- What you have to do -
Which lines of the data below include the string "total"? Return each of them.

- Extracted information -
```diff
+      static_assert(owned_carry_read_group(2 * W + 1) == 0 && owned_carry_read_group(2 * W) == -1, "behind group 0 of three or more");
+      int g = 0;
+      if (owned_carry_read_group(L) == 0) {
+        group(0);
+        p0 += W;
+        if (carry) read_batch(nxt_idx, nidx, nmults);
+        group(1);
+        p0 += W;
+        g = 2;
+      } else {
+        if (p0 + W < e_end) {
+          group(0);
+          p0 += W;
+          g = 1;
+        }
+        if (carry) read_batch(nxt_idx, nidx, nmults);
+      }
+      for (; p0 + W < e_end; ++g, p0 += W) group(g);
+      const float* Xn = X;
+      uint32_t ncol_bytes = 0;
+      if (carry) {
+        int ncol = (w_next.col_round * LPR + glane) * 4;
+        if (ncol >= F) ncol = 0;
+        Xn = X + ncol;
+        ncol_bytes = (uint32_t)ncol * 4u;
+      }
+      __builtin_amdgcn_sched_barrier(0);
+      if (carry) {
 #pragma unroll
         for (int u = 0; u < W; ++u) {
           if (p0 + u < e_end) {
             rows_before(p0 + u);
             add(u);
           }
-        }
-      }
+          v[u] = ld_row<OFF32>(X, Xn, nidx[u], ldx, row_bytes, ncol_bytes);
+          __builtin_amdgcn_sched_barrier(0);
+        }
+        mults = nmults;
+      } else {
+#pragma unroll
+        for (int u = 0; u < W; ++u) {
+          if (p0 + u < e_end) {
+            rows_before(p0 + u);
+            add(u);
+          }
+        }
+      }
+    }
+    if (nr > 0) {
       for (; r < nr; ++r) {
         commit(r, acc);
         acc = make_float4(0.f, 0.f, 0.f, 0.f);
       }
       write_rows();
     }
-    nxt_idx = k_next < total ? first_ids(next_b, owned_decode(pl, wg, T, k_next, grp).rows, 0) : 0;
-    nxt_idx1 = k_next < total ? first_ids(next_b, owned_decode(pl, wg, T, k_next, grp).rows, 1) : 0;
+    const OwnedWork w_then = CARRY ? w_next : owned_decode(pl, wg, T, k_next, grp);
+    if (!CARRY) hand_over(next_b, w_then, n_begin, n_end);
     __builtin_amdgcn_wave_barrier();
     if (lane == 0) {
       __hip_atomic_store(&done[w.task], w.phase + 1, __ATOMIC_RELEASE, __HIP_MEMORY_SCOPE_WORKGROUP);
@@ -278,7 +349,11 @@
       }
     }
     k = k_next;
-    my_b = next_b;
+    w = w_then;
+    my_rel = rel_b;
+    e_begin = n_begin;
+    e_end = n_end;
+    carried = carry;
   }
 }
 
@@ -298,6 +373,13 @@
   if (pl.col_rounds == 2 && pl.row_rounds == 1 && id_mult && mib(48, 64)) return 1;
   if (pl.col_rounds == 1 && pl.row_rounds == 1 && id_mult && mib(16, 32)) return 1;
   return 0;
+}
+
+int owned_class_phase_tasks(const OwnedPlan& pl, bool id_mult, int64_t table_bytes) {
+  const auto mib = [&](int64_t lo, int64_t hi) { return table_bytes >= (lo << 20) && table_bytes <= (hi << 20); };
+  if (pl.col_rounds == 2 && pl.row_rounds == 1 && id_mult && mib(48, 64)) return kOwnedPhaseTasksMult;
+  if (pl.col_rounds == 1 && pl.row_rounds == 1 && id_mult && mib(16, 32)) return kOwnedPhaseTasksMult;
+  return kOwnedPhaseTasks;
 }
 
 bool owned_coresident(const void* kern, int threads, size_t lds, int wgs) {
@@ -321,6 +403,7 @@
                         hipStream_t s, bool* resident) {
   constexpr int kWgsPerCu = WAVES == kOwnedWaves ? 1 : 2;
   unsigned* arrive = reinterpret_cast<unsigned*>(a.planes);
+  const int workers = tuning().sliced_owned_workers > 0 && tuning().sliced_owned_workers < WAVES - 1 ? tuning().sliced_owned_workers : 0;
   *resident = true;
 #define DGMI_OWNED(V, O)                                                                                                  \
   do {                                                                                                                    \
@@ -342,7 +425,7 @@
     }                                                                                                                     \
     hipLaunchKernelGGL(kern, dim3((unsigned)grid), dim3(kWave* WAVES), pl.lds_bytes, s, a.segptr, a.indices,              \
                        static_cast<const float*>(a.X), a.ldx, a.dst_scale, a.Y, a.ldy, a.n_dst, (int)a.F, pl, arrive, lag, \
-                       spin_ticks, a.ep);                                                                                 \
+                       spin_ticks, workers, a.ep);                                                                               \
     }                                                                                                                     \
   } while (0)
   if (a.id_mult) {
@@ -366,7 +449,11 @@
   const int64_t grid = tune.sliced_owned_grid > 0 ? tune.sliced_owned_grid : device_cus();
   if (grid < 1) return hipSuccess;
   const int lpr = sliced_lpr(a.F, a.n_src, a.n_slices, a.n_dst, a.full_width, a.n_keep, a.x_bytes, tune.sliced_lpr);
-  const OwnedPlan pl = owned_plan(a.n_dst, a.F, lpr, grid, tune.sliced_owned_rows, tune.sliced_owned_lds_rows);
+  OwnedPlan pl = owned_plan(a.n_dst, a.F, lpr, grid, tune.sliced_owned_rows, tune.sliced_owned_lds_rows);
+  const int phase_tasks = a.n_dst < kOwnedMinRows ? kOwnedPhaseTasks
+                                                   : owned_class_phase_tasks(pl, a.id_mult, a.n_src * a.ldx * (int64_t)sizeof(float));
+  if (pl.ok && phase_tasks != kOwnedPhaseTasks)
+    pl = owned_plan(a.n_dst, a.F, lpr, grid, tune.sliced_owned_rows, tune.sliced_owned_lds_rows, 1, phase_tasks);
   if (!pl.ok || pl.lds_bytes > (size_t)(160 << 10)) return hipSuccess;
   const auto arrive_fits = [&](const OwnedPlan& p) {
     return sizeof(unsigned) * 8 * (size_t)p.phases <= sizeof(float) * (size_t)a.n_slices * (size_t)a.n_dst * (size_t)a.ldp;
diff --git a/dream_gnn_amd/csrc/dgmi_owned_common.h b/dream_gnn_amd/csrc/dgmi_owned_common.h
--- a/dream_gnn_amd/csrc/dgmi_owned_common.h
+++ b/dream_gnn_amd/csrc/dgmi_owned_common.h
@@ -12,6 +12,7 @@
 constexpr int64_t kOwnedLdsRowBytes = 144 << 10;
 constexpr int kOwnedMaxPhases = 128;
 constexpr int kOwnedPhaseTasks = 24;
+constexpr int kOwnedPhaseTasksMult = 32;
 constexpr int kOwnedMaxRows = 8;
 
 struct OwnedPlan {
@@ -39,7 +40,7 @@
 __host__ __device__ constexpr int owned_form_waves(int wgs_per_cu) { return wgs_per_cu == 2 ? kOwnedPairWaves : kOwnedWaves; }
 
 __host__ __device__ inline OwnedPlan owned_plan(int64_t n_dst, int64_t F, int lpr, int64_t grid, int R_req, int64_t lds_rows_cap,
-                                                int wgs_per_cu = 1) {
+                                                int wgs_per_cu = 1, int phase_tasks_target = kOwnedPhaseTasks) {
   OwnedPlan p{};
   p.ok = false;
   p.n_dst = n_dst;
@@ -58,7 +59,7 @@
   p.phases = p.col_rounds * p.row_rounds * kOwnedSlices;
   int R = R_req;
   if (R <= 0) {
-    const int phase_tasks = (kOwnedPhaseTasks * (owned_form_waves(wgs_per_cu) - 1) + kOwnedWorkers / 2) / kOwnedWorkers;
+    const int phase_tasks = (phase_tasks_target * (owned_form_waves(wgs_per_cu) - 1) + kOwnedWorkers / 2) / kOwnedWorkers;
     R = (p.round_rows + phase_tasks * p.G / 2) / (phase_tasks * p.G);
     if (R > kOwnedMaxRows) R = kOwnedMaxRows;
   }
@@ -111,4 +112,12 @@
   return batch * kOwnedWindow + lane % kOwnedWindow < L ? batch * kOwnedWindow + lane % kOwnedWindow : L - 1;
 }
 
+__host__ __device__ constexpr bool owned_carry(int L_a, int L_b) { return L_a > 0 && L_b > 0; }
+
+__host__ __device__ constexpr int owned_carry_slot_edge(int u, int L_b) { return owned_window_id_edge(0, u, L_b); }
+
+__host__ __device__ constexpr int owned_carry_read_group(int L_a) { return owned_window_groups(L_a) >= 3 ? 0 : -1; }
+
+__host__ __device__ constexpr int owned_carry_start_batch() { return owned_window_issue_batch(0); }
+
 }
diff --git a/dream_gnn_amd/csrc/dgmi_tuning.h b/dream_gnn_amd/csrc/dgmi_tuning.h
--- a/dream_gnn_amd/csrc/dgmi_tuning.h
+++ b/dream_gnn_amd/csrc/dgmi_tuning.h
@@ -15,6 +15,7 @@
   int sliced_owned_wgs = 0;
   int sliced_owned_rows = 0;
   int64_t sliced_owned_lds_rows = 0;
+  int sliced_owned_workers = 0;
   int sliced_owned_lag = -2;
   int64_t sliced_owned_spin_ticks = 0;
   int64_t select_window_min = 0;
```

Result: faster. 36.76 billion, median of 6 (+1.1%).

- Exercise solution -
-    nxt_idx = k_next < total ? first_ids(next_b, owned_decode(pl, wg, T, k_next, grp).rows, 0) : 0;
-    nxt_idx1 = k_next < total ? first_ids(next_b, owned_decode(pl, wg, T, k_next, grp).rows, 1) : 0;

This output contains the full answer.